▸ **AVAILABLE DATA**
int32_t rs_pfgru_sized_weight_floats(int32_t hidden);
int rs_pfgru_sized_step(const float* weights, const float* obs, float* h, float* p, const int64_t* base_key, const int64_t* episode,
                        const int64_t* calls, const uint8_t* mask, int32_t carry_hidden, double alpha, float* pred, int32_t num_envs,
                        int32_t num_agents, int32_t hidden, rs_stream_t stream);
int rs_pfgru_sized_pass(const float* weights, const float* obs, float* h, float* p, const int64_t* base_key, const int64_t* episode,
                        const int64_t* calls, double alpha, float* pred, const int32_t* alive, int32_t steps, int32_t episodes, int32_t hidden,
                        rs_stream_t stream);
int rs_pfgru_sized_step_recorded(const float* weights, const float* obs, float* h, float* p, const float* eps, const int32_t* idx,
                                 const uint8_t* mask, int32_t carry_hidden, double alpha, float* pred, int32_t num_envs, int32_t num_agents,
                                 int32_t hidden, rs_stream_t stream);
int rs_pfgru_sized_reset(float* h, float* p, const int64_t* base_key, const int64_t* episode, const int64_t* calls, const uint8_t* mask,
                         int32_t num_envs, int32_t num_agents, int32_t hidden, rs_stream_t stream);

int rs_pfgru_draws(const int64_t* keys, int32_t episodes, int32_t steps, float* h0, float* eps, double* u, rs_stream_t stream);

#define RS_PFGRU_TRAIN_WEIGHT_FLOATS 3680
#define RS_PFGRU_TRAIN_GRAD_FLOATS 3376
int rs_pfgru_train(const float* weights, const float* obs, const float* target, const float* bp, const int64_t* lens, const float* w_ep,
                   const float* h0, const float* eps, const double* u, float* hs, float* ps, float* gates, int32_t* idx, float* loss,
                   float* grads, int32_t steps, int32_t episodes, double alpha, double l2_weight, double l1_weight, double elbo_weight,
                   rs_stream_t stream);
int rs_pfgru_train_keyed(const float* weights, const float* obs, const float* target, const float* bp, const int64_t* lens, const float* w_ep,
                         const int64_t* keys, float* h0, float* hs, float* ps, float* gates, int32_t* idx, float* loss, float* grads, int32_t steps,
                         int32_t episodes, double alpha, double l2_weight, double l1_weight, double elbo_weight, rs_stream_t stream);

int32_t rs_pfgru_sized_train_weight_floats(int32_t hidden);
int32_t rs_pfgru_sized_train_grad_floats(int32_t hidden);
int rs_pfgru_sized_draws(const int64_t* keys, int32_t episodes, int32_t steps, int32_t hidden, float* h0, float* eps, double* u,
                         rs_stream_t stream);
int rs_pfgru_sized_train(const float* weights, const float* obs, const float* target, const float* bp, const int64_t* lens, const float* w_ep,
                         const float* h0, const float* eps, const double* u, float* hs, float* ps, float* gates, int32_t* idx, float* loss,
                         float* grads, int32_t steps, int32_t episodes, double alpha, double l2_weight, double l1_weight, double elbo_weight,
                         int32_t hidden, rs_stream_t stream);

#define RS_GRU_HIDDEN 24
int rs_gru_forward(const float* gi, const float* h0, const float* whh_t, const float* bhh, float* hs, float* gates, int32_t steps,
                   int32_t episodes, rs_stream_t stream);
int rs_gru_backward(const float* dhs, const float* hs, const float* gates, const float* h0, const float* whh, float* dgi, float* dgh,
                    int32_t steps, int32_t episodes, rs_stream_t stream);

#define RS_RNN_POLICY_WEIGHT_FLOATS 5296
int rs_rnn_policy_step(const float* weights, const float* x, const float* loc, const float* h, const float* u, float* h_out,
                       float* logits, float* value, int64_t* act, float* logp, int32_t num_envs, rs_stream_t stream);
int rs_rnn_policy_step_rows(const float* weights, const float* x, int32_t x_stride, const float* loc, int32_t loc_stride, const float* h,
                            const float* u, int32_t u_stride, float* h_out, float* value, int64_t* act, float* logp, int8_t* act8,
                            int32_t act8_stride, const uint8_t* mask, int32_t num_envs, rs_stream_t stream);

int rs_a2c_heads_loss(const float* weights, const float* hs, const int64_t* act, const float* adv, const float* ret, const float* logp_old,
                      const float* sample_weight, float* dhs, float* dfac, float* tfac, float* stats, int64_t samples, double clip_ratio,
                      double vf_coef, rs_stream_t stream);

int32_t rs_rnn_sized_weight_floats(int32_t hid, int32_t pol, int32_t val);
int32_t rs_gru_sized_weight_floats(int32_t hid);
int32_t rs_gru_sized_gate_floats(int32_t hid);
int rs_rnn_sized_step(const float* weights, int32_t hid, int32_t pol, int32_t val, const float* x, int32_t x_stride, const float* loc,
                      int32_t loc_stride, const float* h, const float* u, int32_t u_stride, float* h_out, float* logits, float* value,
                      int64_t* act, float* logp, int8_t* act8, int32_t act8_stride, const uint8_t* mask, int32_t num_envs, rs_stream_t stream);
int rs_gru_sized_forward(const float* gi, const float* h0, const float* weights, float* hs, float* gates, int32_t hid, int32_t steps,
                         int32_t episodes, rs_stream_t stream);
int rs_gru_sized_backward(const float* dhs, const float* hs, const float* gates, const float* h0, const float* weights, float* dgi, float* dgh,
                          int32_t hid, int32_t steps, int32_t episodes, rs_stream_t stream);
int rs_a2c_sized_heads_loss(const float* weights, int32_t hid, int32_t pol, int32_t val, const float* hs, const int64_t* act, const float* adv,
                            const float* ret, const float* logp_old, const float* sample_weight, float* dhs, float* dfac, float* tfac,
                            float* stats, int64_t samples, double clip_ratio, double vf_coef, rs_stream_t stream);
int rs_gru_h0_reset_sized(float* h, const int64_t* base_key, const int64_t* episodes_begun, const uint8_t* mask, double scale, int32_t hid,
                          int32_t num_envs, int32_t num_agents, rs_stream_t stream);

int rs_cnn_trunk_prepare(int32_t in_channels, const float* w1, const float* b1, const float* w2, const float* b2, float* wscratch,
                         rs_stream_t stream);
int rs_cnn_trunk_infer(const float* maps, const int64_t* cells, const int64_t* pcells, int32_t num_agents, int32_t agent, int64_t num_samples,
                       const float* wscratch, float* a2, rs_stream_t stream);

int32_t rs_cnn_sized_slab_row(int32_t in_channels);
int32_t rs_cnn_sized_slab_rows(int64_t num_samples, int32_t map_side, int32_t in_channels);
int rs_cnn_sized_forward(const float* maps, const int64_t* cells, const int64_t* pcells, int32_t num_agents, int32_t agent,
                         int64_t num_samples, int32_t map_side, const float* w1, const float* b1, const float* w2, const float* b2,
                         float* a2, float* p1, uint8_t* amax, uint16_t* relu_mask, rs_stream_t stream);
int rs_cnn_sized_infer(const float* maps, const int64_t* cells, const int64_t* pcells, int32_t num_agents, int32_t agent, int64_t num_samples,
                       int32_t map_side, const float* w1, const float* b1, const float* w2, const float* b2, float* a2, rs_stream_t stream);
int rs_cnn_sized_backward(const float* maps, const int64_t* cells, const int64_t* pcells, int32_t num_agents, int32_t agent,
                          int64_t num_samples, int32_t map_side, const float* w2, const float* da2, const uint16_t* relu_mask,
                          const float* p1, const uint8_t* amax, float* slab, int32_t slab_rows, rs_stream_t stream);

int rs_cnn_head(const float* y1, const float* w2, const float* b2, const float* w3, const float* b3, int32_t out_dim, const float* u,
                int32_t u_stride, int64_t* act, float* logp, int8_t* act8, int32_t act8_stride, float* value, int32_t value_copies,
                int64_t value_stride, const uint8_t* mask, int32_t num_envs, rs_stream_t stream);

int rs_actor_loss(const float* logits, const int64_t* act, const float* adv, const float* logp_old, const float* sample_weight,
                  float* dlogits, float* stats, int64_t samples, double clip_ratio, rs_stream_t stream);

int rs_gru_h0_reset(float* h, const int64_t* base_key, const int64_t* episodes_begun, const uint8_t* mask, double scale, int32_t num_envs,
                    int32_t num_agents, rs_stream_t stream);

int rs_welford_update(double* count, double* mean, double* sq, double* std, const float* reading, int64_t stride, const uint8_t* mask,
                      int32_t num_envs, int32_t num_agents, rs_stream_t stream);
int rs_welford_reset(double* count, double* mean, double* sq, double* std, const uint8_t* mask, int32_t num_envs, int32_t num_agents,
                     rs_stream_t stream);
int rs_welford_standardize(const double* mean, const double* std, const float* reading, int64_t stride, float* out, int64_t out_stride,
                           int32_t streams, rs_stream_t stream);

int rs_epoch_stats(const uint8_t* out_of_bounds, const uint8_t* done, const float* ep_ret, const int32_t* steps_in_ep, const uint8_t* over,
                   double* acc_oob, double* acc_done, double* ep_cnt, double* ep_len, double* ret_sum, double* ret_sq, double* ret_max,
                   double* ret_min, int32_t num_envs, int32_t num_agents, rs_stream_t stream);

int rs_store_rows(const int64_t* t, const int64_t* act, const float* logp_val_boot, const float* x, const int32_t* src_x, const int32_t* src_y,
                  const float* rew, const uint8_t* cut, const uint8_t* boot, int64_t* buf_act, float* buf_logp, float* buf_val,
                  float* buf_last_val, float* buf_obs, float* buf_source, float* buf_rew, uint8_t* buf_cut, int32_t num_envs,
                  int32_t num_agents, int32_t steps_per_epoch, rs_stream_t stream);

▸ **ABOUT THIS TASK**
Go through the records above, find each line with the string "calls", and copy it.

▸ **ANSWER FOR THE TASK**
                        const int64_t* calls, const uint8_t* mask, int32_t carry_hidden, double alpha, float* pred, int32_t num_envs,
                        const int64_t* calls, double alpha, float* pred, const int32_t* alive, int32_t steps, int32_t episodes, int32_t hidden,
int rs_pfgru_sized_reset(float* h, float* p, const int64_t* base_key, const int64_t* episode, const int64_t* calls, const uint8_t* mask,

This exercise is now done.